Wie McMurdo gesagt hatte, war das Haus, in dem er wohnte, abgeschieden und für das geplante Verbrechen ganz besonders geeignet. Es lag am Rande der Stadt, ziemlich weit von der Straße ab. In jedem anderen Fall würden die Verschwörer, wie es sonst ihre Art war, einfach ihren Mann gestellt und niedergeschossen haben. Aber in diesem Fall war es äußerst wichtig zu erfahren, wieviel er bereits wußte, woher er es wußte, und welche seiner Erkundungen er an seine Auftraggeber weitergegeben hatte. Möglicherweise war es schon zu spät und seine Arbeit bereits getan. In diesem Fall konnten sie nur noch Rache an ihm nehmen. Sie hofften indessen, daß dem Detektiv noch nichts von größerer Wichtigkeit zur Kenntnis gelangt war, sonst würde er, wie sie annahmen, sich nicht die Mühe genommen haben, so belanglose Mitteilungen, wie McMurdo sie ihm gemacht hatte, niederzuschreiben und in Chiffre weiter zu telegraphieren. Alles dies würden sie von dem Manne selbst hören. Wenn er einmal in ihrer Gewalt war, würden sie Mittel und Wege finden, ihn zum Sprechen zu bringen. Es war nicht das erstemal, daß sie einen widerspenstigen Zeugen zum Reden brachten.

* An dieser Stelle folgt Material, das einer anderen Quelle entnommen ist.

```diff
@@ -207,6 +214,7 @@
     using TrueT = std::integral_constant<bool, true>;
     using FalseT = std::integral_constant<bool, false>;
 
+    constexpr int VMCNT_LOOP = ULEAD == NSTAGE - 1 ? 3 * (NSTAGE - 2) : 1;
 #if defined(YV3_MEASURE) && defined(W4F_TIMELINE)
     unsigned long long tl_t = __builtin_amdgcn_s_memtime(), tl_sync = 0, tl_burst = 0, tl_fold = 0;
     const unsigned long long tl_entry = tl_t;
@@ -219,39 +227,41 @@
         constexpr int S = decltype(stage_c)::value;
         const f32x4 zero4 = {0.f, 0.f, 0.f, 0.f};
         W4F_MARK(tl_fold);
-        w4f_wait_vmcnt<3 * (NSTAGE - 2)>();
+        w4f_wait_vmcnt<VMCNT_LOOP>();
         __builtin_amdgcn_s_waitcnt(0xC07F);
         if (!(ABL & 16)) __builtin_amdgcn_s_barrier();
         __builtin_amdgcn_sched_barrier(0);
         W4F_MARK(tl_sync);
         unsigned char* const fr_ = lds + S * STAGE;
         G = read_frag(lds + ((S + 1) % NSTAGE) * STAGE);
+        const f32x4 ua = UA[S % URING], ub = UB[S % URING];
 #if W4F_PRIO == 3
         __builtin_amdgcn_s_setprio(1);
 #endif
 #pragma unroll
         for (int t = 0; t < 4; ++t) {
-            if (ABL & 2) { P[0][t] += F.ua[t] + F.va0[t]; P[1][t] += F.va1[t]; }
+            if (ABL & 2) { P[0][t] += ua[t] + F.va0[t]; P[1][t] += F.va1[t]; }
             else {
-            P[0] = __builtin_amdgcn_mfma_f32_16x16x4f32(F.ua[t], F.va0[t], (FIRST && t == 0) ? zero4 : P[0], 0, 0, 0);
-            P[1] = __builtin_amdgcn_mfma_f32_16x16x4f32(F.ua[t], F.va1[t], (FIRST && t == 0) ? zero4 : P[1], 0, 0, 0);
+            P[0] = __builtin_amdgcn_mfma_f32_16x16x4f32(ua[t], F.va0[t], (FIRST && t == 0) ? zero4 : P[0], 0, 0, 0);
+            P[1] = __builtin_amdgcn_mfma_f32_16x16x4f32(ua[t], F.va1[t], (FIRST && t == 0) ? zero4 : P[1], 0, 0, 0);
             }
             __builtin_amdgcn_sched_barrier(0);
-            if (t < 3) dma_piece(t, fr_);
+            if (t < 2) u_load(t, (S + ULEAD) % URING);
+            else if (t == 2) v_piece(fr_);
             __builtin_amdgcn_sched_barrier(0);
         }
 #pragma unroll
         for (int t = 0; t < 4; ++t) {
-            if (ABL & 2) { P[0][t] += F.ub[t] + F.vb0[t]; P[1][t] += F.vb1[t]; }
+            if (ABL & 2) { P[0][t] += ub[t] + F.vb0[t]; P[1][t] += F.vb1[t]; }
             else {
-            P[0] = __builtin_amdgcn_mfma_f32_16x16x4f32(F.ub[t], F.vb0[t], P[0], 0, 0, 0);
-            P[1] = __builtin_amdgcn_mfma_f32_16x16x4f32(F.ub[t], F.vb1[t], P[1], 0, 0, 0);
+            P[0] = __builtin_amdgcn_mfma_f32_16x16x4f32(ub[t], F.vb0[t], P[0], 0, 0, 0);
+            P[1] = __builtin_amdgcn_mfma_f32_16x16x4f32(ub[t], F.vb1[t], P[1], 0, 0, 0);
             }
         }
 #if W4F_PRIO == 3
         __builtin_amdgcn_s_setprio(0);
 #endif
-        dma_advance();
+        u_advance(); v_advance();
         W4F_MARK(tl_burst);
     };
 
@@ -295,7 +305,7 @@
             const int vt = min(m0 + vrow, p.T - 1);
             vsoff = (unsigned)m0 * (unsigned)p.C * 4u + (unsigned)(6 * xa) * (unsigned)p.pos_stride * 4u;
             voff = (unsigned)(vt - m0) * (unsigned)p.C * 4u + ((((unsigned)lane & 7u) ^ (unsigned)w4f_swz(vrow)) << 4);
-            pf_c = 0; pf_k = k0; pf_end = xb * nkx;
+            pf_c = 0; pf_k = pu_k = k0; pf_end = xb * nkx;
         }
 #pragma unroll
         for (int b = 0; b < 2; ++b) {
@@ -307,13 +317,17 @@
                 for (int i = 0; i < 4; ++i) Y[i][j][b] = f32x4{0.f, 0.f, 0.f, 0.f};
             }
         }
-#pragma unroll
-        for (int d = 0; d < NSTAGE; ++d) {
-#pragma unroll
-            for (int i = 0; i < 3; ++i) dma_piece(i, lds + d * STAGE);
-            dma_advance();
-        }
-        w4f_wait_vmcnt<3 * (NSTAGE - 1)>();
+        if (ABL & 8) {
+#pragma unroll
+            for (int s = 0; s < URING; ++s) UA[s] = UB[s] = f32x4{(float)lane, 1.f, 2.f, 3.f};
+        }
+#pragma unroll
+        for (int j = -NSTAGE; j < 0; ++j) {
+            if (j + ULEAD >= 0) { u_load(0, (j + ULEAD) % URING); u_load(1, (j + ULEAD) % URING); u_advance(); }
+            v_piece(lds + (j + NSTAGE) * STAGE);
+            v_advance();
+        }
+        w4f_wait_vmcnt<3 * (NSTAGE - 1) + 2 * (ULEAD - NSTAGE + 1)>();
         __builtin_amdgcn_s_barrier();
 #if W4F_PRIO == 1
         if (__builtin_amdgcn_s_getreg((3 << 11) | 4) & 1) __builtin_amdgcn_s_setprio(2);
```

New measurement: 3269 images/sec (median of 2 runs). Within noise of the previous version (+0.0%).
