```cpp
static int conv_wave_run(const m3d_conv_desc *d_, hipStream_t stream, bool wgsplit)
{
    M3D_REQUIRE(d_ && d_->in && d_->wgt && d_->out, "conv_wave: null pointer");
    m3d_conv_desc dd = *d_;
    static float dummy;
    if (wgsplit) { dd.splitk_ws = &dummy; dd.splitk_ws_bytes = 0; }
    const m3d_conv_desc *d = &dd;
    int splits = 1, ss_per = 0;
    const int waves = conv_wave_plan(d, false, &splits, &ss_per, wgsplit);
    M3D_REQUIRE(waves > 0, "conv_wave: needs Cin %% 32 == 0, Cout_pad %% 64 == 0 (%% 32: plain, shared weights, wgsplit entry), NHWC output, "
                           "Ho*Wo %% 32 == 0 with per-image weights");
    const int ho = (d->H + 2 * d->pad - (d->dil * (d->kh - 1) + 1)) / d->stride + 1;
    const int wo = (d->W + 2 * d->pad - (d->dil * (d->kw - 1) + 1)) / d->stride + 1;
    M3D_REQUIRE(ho == d->Ho && wo == d->Wo, "conv_wave: Ho/Wo mismatch");
    M3D_REQUIRE(d->in_cs % 32 == 0 && d->in_cs >= d->Cin && ((uintptr_t)d->in & 127) == 0 && ((uintptr_t)d->wgt & 15) == 0,
                "conv_wave: the input view must be 128-byte aligned with in_cs %% 32 == 0");
    const long long M = (long long)d->N * d->Ho * d->Wo;
    M3D_REQUIRE(!d->wgt_img_stride || (d->wgt_img_stride % 4 == 0 && d->stride == 1 && d->Ho == d->H && d->Wo == d->W),
                "conv_wave: per-image weights need an image-aligned 16-byte stride and a same-size output");
    M3D_REQUIRE((long long)d->N * d->H * d->W * d->in_cs * 4 < (1ll << 31) && M * d->out_cs * 4 < (1ll << 31) &&
                M * d->res_cs * 4 < (1ll << 31) && (long long)d->Cout_pad * d->kh * d->kw * d->Cin * 4 < (1ll << 31),
                "conv_wave: views must be < 2 GiB");
    ConvWaveArgs a;
    a.in = d->in; a.wfrag = d->wgt; a.scale = d->scale; a.shift = d->shift; a.res = d->res; a.om = d->dcn_offmask;
    a.out = d->out;
    a.in_cs = d->in_cs; a.out_cs = d->out_cs; a.res_cs = d->res_cs; a.om_cs = d->dcn_om_cs;
    a.H = d->H; a.W = d->W; a.Cin = d->Cin; a.Ho = d->Ho; a.Wo = d->Wo; a.HoWo = d->Ho * d->Wo; a.Cout = d->Cout;
    a.kh = d->kh; a.kw = d->kw; a.stride = d->stride; a.pad = d->pad; a.dil = d->dil;
    const int cw = d->Cout_pad % 128 == 0 ? 128 : (d->Cout_pad % 64 == 0 ? 64 : 32);
    a.M = (int)M; a.KG = d->kh * d->kw * d->Cin / 8; a.tiles_n = d->Cout_pad / cw;
    a.act = d->act; a.res_mode = d->res_mode; a.sigmoid_from = d->sigmoid_from; a.w_img_stride = d->wgt_img_stride;
    static int vec_epi = -1;
    if (vec_epi < 0) { const char *e = getenv("M3D_WAVE_VEC_EPILOGUE"); vec_epi = e ? atoi(e) : 1; }
    a.vec_out = vec_epi && d->out_cs % 4 == 0 && ((uintptr_t)d->out & 15) == 0 &&
                (!d->res || (d->res_cs % 4 == 0 && ((uintptr_t)d->res & 15) == 0)) &&
                (!d->scale || ((uintptr_t)d->scale & 15) == 0) && (!d->shift || ((uintptr_t)d->shift & 15) == 0);
    a.in_bytes = (unsigned)((long long)d->N * d->H * d->W * d->in_cs * 4);
    a.out_bytes = (unsigned)(M * d->out_cs * 4);
    a.res_bytes = (unsigned)(M * d->res_cs * 4);
    a.w_bytes = (unsigned)((long long)cw * d->kh * d->kw * d->Cin * 4);
#ifdef CONV_TRACE
    a.trace = g_conv_trace;
#endif
    a.ws = nullptr; a.splits = 1; a.ss_per = ss_per; a.base_waves = waves; a.ws_bytes = 0;
    if (splits > 1 && wgsplit) {
        const int S = splits <= 2 ? 2 : (splits <= 4 ? 4 : 8);
        M3D_REQUIRE(splits <= 8, "conv_wave: %d K slices do not fit a workgroup", splits);
        a.splits = splits; a.base_waves = waves / splits;
        if (cw == 128) {
            if (d->dcn_offmask) launch_wgsplit<true, 4>(a, S, a.base_waves, stream);
            else launch_wgsplit<false, 4>(a, S, a.base_waves, stream);
        } else if (cw == 64) {
            if (d->dcn_offmask) launch_wgsplit<true, 2>(a, S, a.base_waves, stream);
            else launch_wgsplit<false, 2>(a, S, a.base_waves, stream);
        } else {
            launch_wgsplit<false, 1>(a, S, a.base_waves, stream);
        }
        M3D_LAUNCH_CHECK();
        return M3D_OK;
// ... 31 lines not shown
    if (splits > 1) {
        SplitkReduceArgs r;
        r.ws = a.ws; r.scale = d->scale; r.shift = d->shift; r.res = d->res; r.out = d->out;
        r.M = (int)M; r.Cout = d->Cout; r.Cout_pad = d->Cout_pad; r.splits = splits; r.out_cs = d->out_cs; r.res_cs = d->res_cs;
        r.res_mode = d->res_mode; r.act = d->act; r.sigmoid_from = d->sigmoid_from;
        return m3d_launch_splitk_reduce(r, stream);
    }
    return M3D_OK;
}

extern "C" int m3d_conv_wave_forward(const m3d_conv_desc *d, m3d_stream_t stream)
{
    return conv_wave_run(d, (hipStream_t)stream, false);
}

extern "C" int m3d_conv_wave_wgsplit_width(const m3d_conv_desc *d, int *slices, int *width)
{
    M3D_REQUIRE(d && slices && width, "conv_wave_wgsplit_width: null pointer");
    m3d_conv_desc t = *d;
    static float dummy;
    t.splitk_ws = &dummy;
    int p;
    const int waves = conv_wave_plan(&t, false, slices, &p, true);
    M3D_REQUIRE(waves > 0 && *slices <= 8, "conv_wave_wgsplit_width: the wave kernel does not apply to this descriptor");
    *width = *slices <= 1 ? 1 : (*slices <= 2 ? 2 : (*slices <= 4 ? 4 : 8));
    return M3D_OK;
}

extern "C" int m3d_conv_wave_forward_wgsplit(const m3d_conv_desc *d, m3d_stream_t stream)
{
// ... 3 lines not shown
```

### m3dssd_amd/engine.py

```python
import ctypes
import math
import os

import numpy as np
import torch

from . import _hip
from ._hip import ConvDesc, MlpDesc
from .config import model_flags

BN_EPS = 1e-5
SELECT_KEYS = os.environ.get("M3D_SELECT_KEYS", "1") != "0"
PSP_SIZES = (1, 4, 8, 16)
BACKBONE_CHANNELS = {"dla34": (16, 32, 64, 128, 256, 512), "dla102": (16, 32, 128, 256, 512, 1024)}
DLA102_LEVELS = (1, 1, 1, 3, 4, 1)


def _rup(a, b):
    return (a + b - 1) // b * b


class View:
    __slots__ = ("t", "ptr", "n", "h", "w", "c", "cs", "keep")

# ... 103 lines not shown
def pack_wino44_c16(weight, device):
    g = weight.detach().to("cpu", torch.float64)
    assert tuple(g.shape) == (16, 16, 3, 3)
    u = torch.einsum("ai,ocij,bj->abco", _WINO44_G, g, _WINO44_G).reshape(36, 4, 4, 16)
    return u.permute(0, 1, 3, 2).contiguous().to(torch.float32).reshape(-1).to(device)


WINO_MIN_BLOCKS = int(os.environ.get("M3D_WINO_MIN_BLOCKS", "128"))
FUSED_ANAB = os.environ.get("M3D_FUSED_ANAB", "1") != "0"
USE_ANAB_WAVE = os.environ.get("M3D_ANAB_WAVE", "1") != "0"
USE_ANAB_NESTED = os.environ.get("M3D_ANAB_NESTED", "1") != "0"
USE_DCN_WAVE = os.environ.get("M3D_DCN_WAVE", "1") != "0"
USE_CONV_WAVE = os.environ.get("M3D_CONV_WAVE", "1") != "0"
USE_CONV_WAVE_WGSPLIT = os.environ.get("M3D_CONV_WAVE_WGSPLIT", "1") != "0"
USE_OFFMASK_WAVE = os.environ.get("M3D_OFFMASK_WAVE", "1") != "0"
USE_WINO = os.environ.get("M3D_WINO", "1") != "0"
USE_WINO44 = os.environ.get("M3D_WINO44", "1") != "0"
WINO44_TOUCH = os.environ.get("M3D_WINO44_TOUCH", "1") != "0"
WINO44_TOUCH_SPAN = int(os.environ.get("M3D_WINO44_TOUCH_SPAN", "2"))
USE_WINO44_SPLITK = os.environ.get("M3D_WINO44_SPLITK", "1") != "0"
W44_SPLIT_NB = 2 if os.environ.get("M3D_W44_SPLIT_NB", "1") == "2" else 1
W44_SPLIT_KPAIR = os.environ.get("M3D_W44_SPLIT_NB", "1") == "3"
WINO44_MIN_WGS = int(os.environ.get("M3D_WINO44_MIN_WGS", "1000000"))
WINO44_MIN_WGS_NB1 = int(os.environ.get("M3D_WINO44_MIN_WGS_NB1", "200"))
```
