@@ -199,15 +202,15 @@
 
 template <bool SX>
 void launch_rows(void* logits, long ld, int dtype, const long long* labels, const float* weights, int rows, int V, const CeOpts& o,
-                 const float* inv_w, float* loss_row, int write_grad, hipStream_t s) {
+                 const float* inv_w, float* loss_row, int write_grad, float* clear, long clear_n, hipStream_t s) {
   if (dtype == KLAB_BF16 && V <= 256 * 8 * 16 && V > 256 * 8 * 8)
-    hipLaunchKernelGGL((ce_opts_onepass_kernel<bf16_t, 16, SX>), dim3(rows), dim3(256), 0, s, (bf16_t*)logits, ld, labels, weights, V, o, inv_w, loss_row, write_grad);
+    hipLaunchKernelGGL((ce_opts_onepass_kernel<bf16_t, 16, SX>), dim3(rows), dim3(256), 0, s, (bf16_t*)logits, ld, labels, weights, V, o, inv_w, loss_row, write_grad, clear, clear_n);
   else if (dtype == KLAB_BF16 && V <= 256 * 8 * 8)
-    hipLaunchKernelGGL((ce_opts_onepass_kernel<bf16_t, 8, SX>), dim3(rows), dim3(256), 0, s, (bf16_t*)logits, ld, labels, weights, V, o, inv_w, loss_row, write_grad);
+    hipLaunchKernelGGL((ce_opts_onepass_kernel<bf16_t, 8, SX>), dim3(rows), dim3(256), 0, s, (bf16_t*)logits, ld, labels, weights, V, o, inv_w, loss_row, write_grad, clear, clear_n);
   else if (dtype == KLAB_BF16)
-    hipLaunchKernelGGL((ce_opts_kernel<bf16_t, SX>), dim3(rows), dim3(256), 0, s, (bf16_t*)logits, ld, labels, weights, V, o, inv_w, loss_row, write_grad);
+    hipLaunchKernelGGL((ce_opts_kernel<bf16_t, SX>), dim3(rows), dim3(256), 0, s, (bf16_t*)logits, ld, labels, weights, V, o, inv_w, loss_row, write_grad, clear, clear_n);
   else
-    hipLaunchKernelGGL((ce_opts_kernel<float, SX>), dim3(rows), dim3(256), 0, s, (float*)logits, ld, labels, weights, V, o, inv_w, loss_row, write_grad);
+    hipLaunchKernelGGL((ce_opts_kernel<float, SX>), dim3(rows), dim3(256), 0, s, (float*)logits, ld, labels, weights, V, o, inv_w, loss_row, write_grad, clear, clear_n);
 }
 
 }
@@ -222,8 +225,8 @@
   return KLAB_OK;
 }
 
-extern "C" int klab_ce_fwd_opts(void* logits, long ld, int dtype, const long long* labels, const float* weights, int rows, int V, float eps,
-                                float z, float* inv_w, float* loss_row, float* loss, int write_grad, void* stream) {
+static int ce_fwd_opts_launch(void* logits, long ld, int dtype, const long long* labels, const float* weights, int rows, int V, float eps,
+                              float z, float* inv_w, float* loss_row, float* loss, int write_grad, float* clear, long clear_n, void* stream) {
   if (!logits || !labels || !inv_w || !loss_row || !loss || rows <= 0 || V <= 0) return KLAB_ERR_BADARG;
   if (!(eps >= 0.f && eps < 1.f) || !(z >= 0.f) || !isfinite(z)) return KLAB_ERR_BADARG;
   const int vec = dtype == KLAB_BF16 ? 8 : 4;
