#if defined(__CUDACC__)
template <int TEAM>
struct GpuTeam {
    __device__ __forceinline__ int tid() const { return TEAM == 32 ? (threadIdx.x & 31) : threadIdx.x; }
    __device__ __forceinline__ int size() const { return TEAM; }
    __device__ __forceinline__ int lanes() const { return 32; }
// ... 391 lines not shown
        double *Ainv = R + 4 * WP;
        int *prs = (int *)(Ainv + 16 * (NW + 1));
        int *usedf = prs + 8;
        for (int i = t.tid(); i < NP; i += t.size()) usedf[i] = i < n ? 0 : 1;
        for (int i = t.tid(); i < NP * 4; i += t.size()) P0[i] = 0.0;
        if (t.tid() == 0) prs[4] = 0;
        t.sync();
        const int npanel = (n + 3) >> 2;
        bool ok = true;
#pragma unroll
        for (int tcp = 0; tcp < NRT && tcp < NCT; ++tcp) {
            for (int half = 0; half < 2; ++half) {
                const int q = 2 * tcp + half;
                if (q >= npanel || !ok) break;
                const int p0 = 4 * q;
                const int pw = (n - p0) < 4 ? (n - p0) : 4;
                if (((l & 3) >> 1) == half) {
                    const int j0 = 2 * (l & 1);
#pragma unroll
                    for (int rt = 0; rt < RT; ++rt) {
                        const int myrow = 8 * (ti + NW * rt) + gr;
                        P0[myrow * 4 + j0] = c[rt][tcp][0];
                        P0[myrow * 4 + j0 + 1] = c[rt][tcp][1];
                    }
                }
                int myp[RT];
#pragma unroll
                for (int rt = 0; rt < RT; ++rt) {
                    const int myrow = 8 * (ti + NW * rt) + gr;
                    const int j = myrow - p0;
                    myp[rt] = (j >= 0 && j < pw) ? j : -1;
                    if (myp[rt] >= 0) {
#pragma unroll
                        for (int tc = tcp; tc < NCT; ++tc) {
                            Raw[myp[rt] * WP + 8 * tc + gc] = c[rt][tc][0];
                            Raw[myp[rt] * WP + 8 * tc + gc + 1] = c[rt][tc][1];
                        }
                    }
                }
                t.sync();
                double iv;
                const bool fast = try_diagonal_block(l, P0, usedf, p0, pw, iv);
                const double *ainv = Ainv;
                if (fast) {
                    double *mine = Ainv + 16 * (ti + 1);
                    if (l < 16) mine[l] = iv;
                    __syncwarp();
                    ainv = mine;
                } else {
                    t.sync();
                    if (ti == 0) factor_panel<false>(l, P0, usedf, prs, Ainv, rowidx, p0, pw);
                    t.sync();
                    ok = prs[4] == 0;
                    if (!ok) break;
#pragma unroll
                    for (int rt = 0; rt < RT; ++rt) {
                        const int myrow = 8 * (ti + NW * rt) + gr;
                        myp[rt] = -1;
#pragma unroll
                        for (int j = 0; j < 4; ++j)
                            if (prs[j] == myrow) myp[rt] = j;
                        if (myp[rt] >= 0) {
#pragma unroll
                            for (int tc = tcp; tc < NCT; ++tc) {
                                Raw[myp[rt] * WP + 8 * tc + gc] = c[rt][tc][0];
                                Raw[myp[rt] * WP + 8 * tc + gc + 1] = c[rt][tc][1];
                            }
                        }
                    }
                    t.sync();
                }
                for (int col = 8 * tcp + t.tid(); col < NCT * 8; col += t.size()) {
                    double raw[4];
#pragma unroll
                    for (int i = 0; i < 4; ++i) raw[i] = (i < pw) ? Raw[i * WP + col] : 0.0;
#pragma unroll
                    for (int j = 0; j < 4; ++j) {
                        double x = 0.0;
#pragma unroll
                        for (int i = 0; i < 4; ++i) x += ainv[j * 4 + i] * raw[i];
                        R[j * WP + col] = (j < pw) ? x : 0.0;
                    }
                }
                t.sync();
                if (fast && t.tid() < pw) {
                    usedf[p0 + t.tid()] = 1;
                    rowidx[p0 + t.tid()] = p0 + t.tid();
                }
                {
                    const int k = l & 3;
                    const int src = (l & ~3) | (2 * half + (k >> 1));
                    double af[RT];
#pragma unroll
                    for (int rt = 0; rt < RT; ++rt) {
                        const double v0 = __shfl_sync(0xffffffffu, c[rt][tcp][0], src);
                        const double v1 = __shfl_sync(0xffffffffu, c[rt][tcp][1], src);
                        af[rt] = (k < pw) ? -((k & 1) ? v1 : v0) : 0.0;
                    }
                    const double *rb = R + k * WP + (l >> 2);
#pragma unroll
                    for (int tc = tcp; tc < NCT; ++tc) {
                        const double bf = rb[8 * tc];
#pragma unroll
                        for (int rt = 0; rt + 1 < RT; rt += 2) pb_dmma2(c[rt][tc], c[rt + 1][tc], af[rt], af[rt + 1], bf);
                        if (RT & 1) pb_dmma(c[RT - 1][tc], af[RT - 1], bf);
                    }
#pragma unroll
                    for (int rt = 0; rt < RT; ++rt)
                        if (myp[rt] >= 0) {
#pragma unroll
                            for (int tc = tcp; tc < NCT; ++tc) {
                                c[rt][tc][0] = R[myp[rt] * WP + 8 * tc + gc];
                                c[rt][tc][1] = R[myp[rt] * WP + 8 * tc + gc + 1];
                            }
                        }
                }
            }
        }
        t.sync();
        return ok;
    }
};
#endif
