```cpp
int vv_wgrad_reduce(int32_t kind, int32_t G, int32_t Cin, int32_t CinP, int32_t Cout, int32_t nslab_per_tile,
                    const float* partial, int64_t partial_gstride, float* grad, int64_t grad_gstride,
                    vv_stream stream);
typedef struct vv_reduce_entry {
  int32_t kind, Cin, Cout, NCO, nslab, block_start;
  int64_t part_off, grad_off, grad_gstride;
} vv_reduce_entry;
int vv_wgrad_reduce_grouped(const vv_reduce_entry* table_dev, int32_t nentries, int32_t total_blocks, int32_t G, const float* partial,
                            int64_t partial_gstride, float* grads, vv_stream stream);

#define VV_PACK_BF16 4
typedef struct vv_pack_entry {
  int64_t src_off;
  int64_t dst_off;
  int32_t mode, K, KP, N;
} vv_pack_entry;
int vv_pack_weights(const vv_pack_entry* table_dev, int32_t nentries, int32_t G, const float* params,
                    int64_t params_gstride, float* packed, int64_t packed_gstride, int32_t max_elems,
                    vv_stream stream);

int vv_conv_wino(const vv_conv_params* p, vv_stream stream);
int vv_wino_ntiles(int32_t B, int32_t H);
// ... 285 lines not shown
```

vec_vad_amd/_lib.py:

```python
import ctypes as C
import os

import torch

HERE = os.path.dirname(os.path.abspath(__file__))
LIB_PATH = os.environ.get('VV_LIB_PATH') or os.path.join(HERE, 'csrc', 'libvecvad_hip.so')

c_i32, c_i64, c_f32, c_f64, c_vp = C.c_int32, C.c_int64, C.c_float, C.c_double, C.c_void_p

IN_PLAIN, IN_ACT, IN_POOL, IN_CAT, IN_CUBE, IN_BNBWD = 0, 1, 2, 3, 4, 5
BNBWD_TAB_ROWS = 7
CONV3, CONVT_FWD, CONVT_DGRAD = 0, 1, 2
CONV_BF16 = 1
CONV_SRC_BF16 = 2
PACK_BF16 = 4
BNBWD_DZ_BF16 = 1
BNBWD_PARTIALS_PER_CUBE = 2
BNBWD_DA_BF16 = 4
CONV_OUT_BF16 = 8
CONV_ALLSRC_BF16 = 16
CONV_RELU = 32
CONV_NO_GEMM16 = 64
CONV_NO_RING = 128
BNBWD_Y_BF16 = 8
BNBWD_PARTIALS_PER_TILE = 16
BNBWD_PARTIALS_PER_CTILE = 32
BNBWD_PARTIALS_PER_TILE44 = 64
BNBWD_PARTIALS_PER_TTILE = 128
WGRAD_X_BF16 = 2
WGRAD_DY_BF16 = 1


class View(C.Structure):
    _fields_ = [('ptr', c_vp), ('gstride', c_i64), ('cstride', c_i32), ('coff', c_i32)]


class ConvParams(C.Structure):
    _fields_ = [('kind', c_i32), ('in_mode', c_i32), ('G', c_i32), ('B', c_i32), ('H', c_i32), ('W', c_i32),
                ('Cin', c_i32), ('CinP', c_i32), ('Cout', c_i32),
                ('src0', View), ('a', c_vp), ('b', c_vp), ('ab_gstride', c_i64),
                ('src1', View), ('csplit', c_i32), ('pad0', c_i32), ('chmap', c_vp),
                ('w', c_vp), ('w_gstride', c_i64), ('bias', c_vp), ('bias_gstride', c_i64),
                ('out', View), ('stats', c_vp),
                ('bn_z', c_vp), ('bn_z_gstride', c_i64), ('bn_a', c_vp), ('bn_b', c_vp), ('bn_mean', c_vp), ('bn_invstd', c_vp),
                ('bn_gstride', c_i64), ('bn_partial', c_vp),
                ('out1', View), ('osplit', c_i32), ('pad1', c_i32)]
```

McMurdo fuhr, wie vereinbart, nach Hobsons Patch. Die Polizei schien an jenem Morgen ein ganz besonderes Interesse an ihm zu nehmen, denn Kapitän Marvin, der behauptet hatte, ein alter Bekannter von ihm aus Chicago zu sein, sprach ihn an, als er auf dem Bahnhof wartete. McMurdo drehte ihm den Rücken zu und verweigerte jede Antwort. Am Nachmittag, als er von seiner Expedition zurückgekehrt war, suchte er sofort McGinty im Unionhaus auf.

»Er kommt,« sagte er.

»Gut,« sagte McGinty. Der Riese stand in Hemdsärmeln da, mit baumelnden Ketten und Siegeln an seiner prächtigen Weste. Durch den Saum seines zottigen Bartes funkelte ein großer Brillant. Alkohol und Politik hatten den Meister zu einem sehr reichen und mächtigen Manne gemacht. Um so schrecklicher erschien ihm daher die Vision von Gefängnis und Galgen, die ihm am vorangegangenen Abend gekommen war.

»Glauben Sie, daß er viel weiß?« fragte er angstvoll.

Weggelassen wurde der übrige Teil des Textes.